• _Task inputs_:
● ● ● ●
+      last = *reinterpret_cast<const f32x4*>(&strip[(SBM - 1) * LDO + ecol]);
+      __syncthreads();
+      STAMP(5);
+      put();
+      STAMP(6);
+#pragma unroll
+      for (int k = 0; k < 9; ++k) cv[k] = affine(cv[k]);
+      if (erow == 0) cv[0] = ctx > 0 ? carry : cv[1];
+      carry = affine(last);
+      f32x4 hm[4];
+#pragma unroll
+      for (int j = 0; j < 4; ++j) hm[j] = max4(max4(cv[2 * j], cv[2 * j + 1]), cv[2 * j + 2]);
+      if (coy == 0 || tile - t0 < p.tpr) {
+#pragma unroll
+        for (int j = 0; j < 4; ++j) vmax[0][j] = hm[j];
+      } else if (!(coy & 1)) {
+#pragma unroll
+        for (int j = 0; j < 4; ++j) vmax[0][j] = max4(vmax[0][j], hm[j]);
+      } else {
+        const int wp = p.Wo >> 1, px0 = ctx * (SBM / 2) + 4 * erow;
+        float* const orow = p.out + (((long)cn * (p.Ho >> 1) + (coy >> 1)) * wp + px0) * SBN + ecol;
+#pragma unroll
+        for (int j = 0; j < 4; ++j) {
+          const f32x4 v = max4(vmax[0][j], hm[j]);
+          vmax[0][j] = hm[j];
+          if (px0 + j < wp) *reinterpret_cast<f32x4*>(orow + j * SBN) = v;
+        }
+      }
+      if (p.tpr == PTPR) {
+#pragma unroll
+        for (int j = 0; j < 4; ++j) {
+          const f32x4 t = vmax[0][j];
+          vmax[0][j] = vmax[1][j];
+          vmax[1][j] = t;
+        }
+      }
+      rs_lds_writes_done();
+    } else {
+      f32x4 ov[SBM / 16];
+#pragma unroll
+      for (int i = 0; i < SBM / 16; ++i) ov[i] = *reinterpret_cast<const f32x4*>(&strip[(erow + 16 * i) * LDO + ecol]);
+      __syncthreads();
+      STAMP(5);
+      put();
+      STAMP(6);
       const int ox0 = ctx * SBM;
       const int live = p.Wo - ox0 < SBM ? p.Wo - ox0 : SBM;
       float* const orow = p.out + (((long)cn * p.Ho + coy) * p.Wo + ox0) * SBN + ecol;
 #pragma unroll
       for (int i = 0; i < SBM / 16; ++i) {
         const int row = erow + 16 * i;
-        f32x4 v = ov[i];
-#pragma unroll
-        for (int e = 0; e < 4; ++e) v[e] = v[e] * sc[e] + sh[e];
-        if (p.relu) {
-#pragma unroll
-          for (int e = 0; e < 4; ++e) v[e] = fmaxf(v[e], 0.f);
-        }
+        const f32x4 v = affine(ov[i]);
         if (row < live) *reinterpret_cast<f32x4*>(orow + (long)row * SBN) = v;
       }
     }
@@ -264,6 +330,7 @@
   const long ntile = (long)d->N * d->Ho * a.tpr;
   if (ntile <= 0 || ntile >= (1L << 31)) return RS_EINVAL;
   a.ntile = (int)ntile;
+  a.nunit = 0;
   const int cus = rs_cu_count();
   const long want = bands == 3 ? 2L * cus : cus;
   const int grid = (int)(ntile < want ? ntile : want);
@@ -274,6 +341,48 @@
   return RS_LAUNCH_RESULT();
 }
 
+namespace {
+
+int stem_pool_grid(long units, int bands) {
+  const int cus = rs_cu_count();
+  long want = bands == 3 ? 2L * cus : cus;
+  const int cap = rs_knobs().stem_pool_blocks;
+  if (cap > 0 && cap < want) want = cap;
+  return (int)(units < want ? units : want);
+}
+
+bool stem_pool_geometry(int N, int H, int W) {
+  if (N <= 0 || H < 4 || W < 4 || H % 4 || W % 4) return false;
+  if (W / 2 > PTPR * SBM) return false;
+  if ((long)H * W * 16 >= (1L << 31)) return false;
+  return (long)N * (H / 2) * rs_cdiv(W / 2, SBM) < (1L << 31);
+}
+
+}
+
+extern "C" int rs_stem_pool_f32_ok(int N, int H, int W, int bands) {
+  if (!stem_pool_geometry(N, H, W) || bands < 1 || bands > 4) return 0;
+  const long units = (long)N * (H / 4);
+  return units >= 4L * stem_pool_grid(units, bands) ? 1 : 2;
+}
+
+extern "C" int rs_stem_pool_f32(const float* x, const float* w_packed, const float* scale, const float* shift, float* out, int N, int H,
+                                int W, int bands, int relu, rs_stream_t stream) {
+  if (!x || !w_packed || !out || bands < 1 || bands > 4 || !stem_pool_geometry(N, H, W)) return RS_EINVAL;
+  StemArgs a;
+  a.x = x, a.w = w_packed, a.scale = scale, a.shift = shift, a.out = out;
+  a.N = N, a.H = H, a.W = W, a.Ho = H / 2, a.Wo = W / 2, a.relu = relu;
+  a.tpr = rs_cdiv(a.Wo, SBM);
+  a.ntile = N * a.Ho * a.tpr;
+  a.nunit = N * (a.Ho / 2);
+  const int grid = stem_pool_grid(a.nunit, bands);
+  if (bands == 3)
+    stem_conv_f32<3, true><<<grid, 256, 0, (hipStream_t)stream>>>(a);
+  else
+    stem_conv_f32<4, true><<<grid, 256, 0, (hipStream_t)stream>>>(a);
+  return RS_LAUNCH_RESULT();
+}
+
 #ifdef RS_STEM_TRACE
 extern "C" int rs_stem_f32_trace(int N, int H, int W, const float* x, const float* w, float* out, long long* trace, int grid) {
   StemArgs a;
@@ -281,6 +390,7 @@
   a.N = N, a.H = H, a.W = W, a.Ho = H / 2, a.Wo = W / 2, a.relu = 1;
   a.tpr = rs_cdiv(a.Wo, SBM);
   a.ntile = N * a.Ho * a.tpr;
+  a.nunit = 0;
   a.trace = trace;
   stem_conv_f32<3><<<grid, 256, 0, 0>>>(a);
   return RS_LAUNCH_RESULT();
diff --git a/robosat_amd/ops.py b/robosat_amd/ops.py
--- a/robosat_amd/ops.py
+++ b/robosat_amd/ops.py
@@ -54,6 +54,7 @@
     "ROBOSAT_WINO33_STATS": "train-mode fp32 conv3x3 -> BatchNorm front half in the Winograd form; off: conv2d_bnstats",
     "ROBOSAT_WINO33_BWD": "Winograd data gradient of the fp32 stride-1 3x3 convolutions; off: the generic kernel",
     "ROBOSAT_FUSED_HEAD": "dec5 + self.final in one launch; off: two launches",
+    "ROBOSAT_STEM_POOL": "fp32 eval stem with resnet.maxpool in its epilogue (large batches); off: stem, then maxpool2d",
     "ROBOSAT_TAIL_FUSE": "layer1's fused Bottleneck tail and its wave 1x1 kernel; off: the generic 1x1 convolutions",
     "ROBOSAT_S2_DGRAD": "stride-2 data gradients in compact form (3x3: phase form, 1x1: scatter-add); off: zero-insertion convolutions",
     "ROBOSAT_S2_DGRAD_3X3": "the 3x3 half of ROBOSAT_S2_DGRAD alone",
● ● ● ●
• _Requirement_:
Working from the records above, write out verbatim only the lines from the line containing "vmax[1][j] = t;" through the line containing "const long ntile".

• _Solution to this exercise_:
+          vmax[1][j] = t;
+        }
+      }
+      rs_lds_writes_done();
+    } else {
+      f32x4 ov[SBM / 16];
+#pragma unroll
+      for (int i = 0; i < SBM / 16; ++i) ov[i] = *reinterpret_cast<const f32x4*>(&strip[(erow + 16 * i) * LDO + ecol]);
+      __syncthreads();
+      STAMP(5);
+      put();
+      STAMP(6);
       const int ox0 = ctx * SBM;
       const int live = p.Wo - ox0 < SBM ? p.Wo - ox0 : SBM;
       float* const orow = p.out + (((long)cn * p.Ho + coy) * p.Wo + ox0) * SBN + ecol;
 #pragma unroll
       for (int i = 0; i < SBM / 16; ++i) {
         const int row = erow + 16 * i;
-        f32x4 v = ov[i];
-#pragma unroll
-        for (int e = 0; e < 4; ++e) v[e] = v[e] * sc[e] + sh[e];
-        if (p.relu) {
-#pragma unroll
-          for (int e = 0; e < 4; ++e) v[e] = fmaxf(v[e], 0.f);
-        }
+        const f32x4 v = affine(ov[i]);
         if (row < live) *reinterpret_cast<f32x4*>(orow + (long)row * SBN) = v;
       }
     }
@@ -264,6 +330,7 @@
   const long ntile = (long)d->N * d->Ho * a.tpr;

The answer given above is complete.